I think I would lean towards a "type"/"picture".
The 1689 Baptist Confession states that:
"_The universal church (brought into being by the internal work of the Spirit and truth of grace) may be called the invisible church. It consists of the complete number of the elect who have been, who are, or who shall be gathered into one under Christ its Head.
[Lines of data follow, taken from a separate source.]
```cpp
__global__ void k_gmm_const(int C, int Cp, int D, const double *__restrict__ w,
                            const double *__restrict__ mean, const double *__restrict__ iv,
                            double *__restrict__ a, double *__restrict__ logwcst)
{
    int c = blockIdx.x * blockDim.x + threadIdx.x;
    if (c >= Cp) return;
    if (c >= C) { a[c] = GMMIV_NEG_BIG; logwcst[c] = GMMIV_NEG_BIG; return; }
    double sl = 0.0, sm = 0.0;
    for (int d = 0; d < D; ++d) {
        double v = iv[(size_t)c * D + d], m = mean[(size_t)c * D + d];
        sl += log(v);
        sm += m * m * v;
    }
    double lw = (w[c] > 0.0) ? log(w[c]) : GMMIV_NEG_BIG;
    double lc = lw - 0.5 * D * 1.8378770664093454836 + 0.5 * sl;
    lc = fmax(lc, GMMIV_NEG_BIG);
    logwcst[c] = lc;
    a[c] = fmax(lc - 0.5 * sm, GMMIV_NEG_BIG);
// ... 229 lines not shown
                    gexp_tab_reduce(acc[1][h][r], k1[r], r1);
                    acc[0][h][r] = r0;
                    acc[1][h][r] = r1;
                    const int km = k0[r] > k1[r] ? k0[r] : k1[r];
                    nm[r] = km >> GEXP_TAB_BITS;
                    grow |= nm[r] - E[h][r] >= 64;
                }
                if (__builtin_amdgcn_ballot_w64(grow) != 0) {
#pragma unroll
                    for (int r = 0; r < 4; ++r) {
                        nm[r] = row_max_i32(nm[r]);
                        if (nm[r] - E[h][r] >= 64) {
                            int sh = E[h][r] - nm[r];
                            sh = sh < -2000 ? -2000 : sh;
                            sacc[h][r] = __builtin_ldexp(sacc[h][r], sh);
                            E[h][r] = nm[r];
                        }
                    }
                }
#pragma unroll
                for (int r = 0; r < 4; ++r) {
                    const double e0 = gexp_tab_finish(k0[r], acc[0][h][r], E[h][r], etab);
                    const double e1 = gexp_tab_finish(k1[r], acc[1][h][r], E[h][r], etab);
                    sacc[h][r] += (hit0[r] ? 0.0 : e0) + (hit1[r] ? 0.0 : e1);
                }
            }
            return;
        }
        if (WZ || (MODE == 0 && K1_PLAIN_SHARED)) {
            int nm[2][4], k0[2][4], k1[2][4];
            bool grow = false;
#pragma unroll
            for (int h = 0; h < 2; ++h)
#pragma unroll
                for (int r = 0; r < 4; ++r) {
                    double r0, r1;
                    gexp_tab_reduce(acc[0][h][r], k0[h][r], r0);
                    gexp_tab_reduce(acc[1][h][r], k1[h][r], r1);
                    acc[0][h][r] = r0;
                    acc[1][h][r] = r1;
                    const int km = k0[h][r] > k1[h][r] ? k0[h][r] : k1[h][r];
                    nm[h][r] = km >> GEXP_TAB_BITS;
                    grow |= nm[h][r] - E[h][r] >= 64;
                }
            if (__builtin_amdgcn_ballot_w64(grow) != 0) {
#pragma unroll
                for (int h = 0; h < 2; ++h)
#pragma unroll
                    for (int r = 0; r < 4; ++r) {
                        if (!(K1_ABL & 8)) nm[h][r] = row_max_i32(nm[h][r]);
                        if (nm[h][r] - E[h][r] >= 64) {
                            int sh = E[h][r] - nm[h][r];
                            sh = sh < -2000 ? -2000 : sh;
                            sacc[h][r] = __builtin_ldexp(sacc[h][r], sh);
                            E[h][r] = nm[h][r];
                        }
                    }
            }
#pragma unroll
            for (int h = 0; h < 2; ++h)
#pragma unroll
                for (int r = 0; r < 4; ++r) {
                    const double e0 = gexp_tab_finish(k0[h][r], acc[0][h][r], E[h][r], (K1_ABL & 2) ? etab - (k0[h][r] & (GEXP_TAB_N - 1)) : etab);
                    const double e1 = gexp_tab_finish(k1[h][r], acc[1][h][r], E[h][r], (K1_ABL & 2) ? etab - (k1[h][r] & (GEXP_TAB_N - 1)) : etab);
                    sacc[h][r] += e0 + e1;
                    acc[0][h][r] = e0;
                    acc[1][h][r] = e1;
                }
            if (!WZ) return;
            if (!late) asm volatile("s_waitcnt vmcnt(0)" ::: "memory");
            double *zw = zbuf + ((((size_t)(te * GT)) * nfb + (tb >> 4)) * 64 + lane) * 4;
            if (K1_ABL & 4) {
#pragma unroll
                for (int g = 0; g < GT; ++g)
#pragma unroll
                    for (int h = 0; h < 2; ++h) asm volatile("" ::"v"(acc[g][h]));
                return;
            }
#pragma unroll
            for (int g = 0; g < GT; ++g)
#pragma unroll
                for (int h = 0; h < 2; ++h) __builtin_nontemporal_store(acc[g][h], (d4 *)(zw + ((size_t)g * nfb + h) * 256));
            if (i16 == 0 && !(K1_ABL & 32)) {
                int *ew = eit + (size_t)te * (nfb * 16) + tb + q;
#pragma unroll
                for (int h = 0; h < 2; ++h)
#pragma unroll
                    for (int r = 0; r < 4; ++r) ew[h * 16 + 4 * r] = E[h][r];
            }
            return;
        }
        int nm[2][4];
        bool grow = false;
#pragma unroll
        for (int h = 0; h < 2; ++h)
#pragma unroll
            for (int r = 0; r < 4; ++r) {
                nm[h][r] = gexp_tab_exponent(fmax(acc[0][h][r], acc[1][h][r]));
                grow |= nm[h][r] - E[h][r] >= 64;
            }
        if (__builtin_amdgcn_ballot_w64(grow) != 0) {
#pragma unroll
            for (int h = 0; h < 2; ++h)
#pragma unroll
                for (int r = 0; r < 4; ++r)
                    if (nm[h][r] - E[h][r] >= 64) {
                        int sh = E[h][r] - nm[h][r];
                        sh = sh < -2000 ? -2000 : sh;
                        sacc[h][r] = __builtin_ldexp(sacc[h][r], sh);
                        E[h][r] = nm[h][r];
                    }
        }
        unsigned need = 0;
#pragma unroll
        for (int h = 0; h < 2; ++h)
#pragma unroll
            for (int r = 0; r < 4; ++r) {
                nref[h][r] = nm[h][r] > nref[h][r] ? nm[h][r] : nref[h][r];
                need |= (__builtin_amdgcn_ballot_w64(nm[h][r] > nref[h][r] - 57) != 0 ? 1u : 0u) << (h * 4 + r);
            }
        if (__builtin_popcount(need) > 3) {
#pragma unroll
            for (int h = 0; h < 2; ++h)
#pragma unroll
                for (int r = 0; r < 4; ++r)
                    sacc[h][r] += gexp_tab_scaled(acc[0][h][r], E[h][r], etab) + gexp_tab_scaled(acc[1][h][r], E[h][r], etab);
        } else if (need) {
#pragma unroll
            for (int h = 0; h < 2; ++h)
#pragma unroll
                for (int r = 0; r < 4; ++r)
                    if (need & (1u << (h * 4 + r)))
                        sacc[h][r] += gexp_tab_scaled(acc[0][h][r], E[h][r], etab) + gexp_tab_scaled(acc[1][h][r], E[h][r], etab);
        }
    };
    stage(buf0, 0);
    __syncthreads();
    auto step = [&](int tl, bool staged, bool is_late, bool first) __attribute__((always_inline)) {
        double *cur = (tl & 1) ? buf1 : buf0;
        double *nxt = (tl & 1) ? buf0 : buf1;
        if (staged && (TC || dbg < 2) && !(K1_ABL & 16)) stage(nxt, tl + 1);
        if (!is_late) {
            mfma_phase(cur);
            epi_phase(tl);
        } else {
            if (!first) epi_phase(tl - 1);
            mfma_phase(cur);
        }
        if (WZ) {
            if (is_late) asm volatile("s_waitcnt vmcnt(0)" ::: "memory");
            if (!(K1_ABL & 16)) asm volatile("s_waitcnt lgkmcnt(0)\n\ts_barrier" ::: "memory");
        } else {
            __syncthreads();
        }
    };
    if (!late) {
        for (int tl = 0; tl + 1 < ntiles; ++tl) step(tl, true, false, false);
        if (ntiles > 0) step(ntiles - 1, false, false, false);
    } else {
        if (ntiles > 1) step(0, true, true, true);
        for (int tl = 1; tl + 1 < ntiles; ++tl) step(tl, true, true, false);
        if (ntiles > 0) step(ntiles - 1, false, true, ntiles == 1);
    }
    if (late && ntiles > 0) epi_phase(ntiles - 1);
#pragma unroll
    for (int h = 0; h < 2; ++h)
#pragma unroll
        for (int r = 0; r < 4; ++r) {
            int Em = E[h][r];
#pragma unroll
            for (int o = 1; o < 16; o <<= 1) { const int oe = __shfl_xor(Em, o, 64); Em = oe > Em ? oe : Em; }
// ... 1220 lines not shown
```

The church is the bride, the body, the fullness of Christ who fills all in all._" In this definition would be contained even the elect from national Israel.
But as a local congregation (with believers and unbelievers), the congregation of (national/ethnic) Israel was a type of what was to come.

Reactions: Like 1


----------



## brandonadams (Nov 20, 2018)

Abraham's carnal offspring (Israel) were a type of Abraham's spiritual offspring (the church). (Some of Abraham's carnal offspring were also Abraham's spiritual offspring).

Reactions: Like 1


----------



## JTB.SDG (Nov 20, 2018)

brandonadams said:


> Abraham's carnal offspring (Israel) were a type of Abraham's spiritual offspring (the church). (Some of Abraham's carnal offspring were also Abraham's spiritual offspring).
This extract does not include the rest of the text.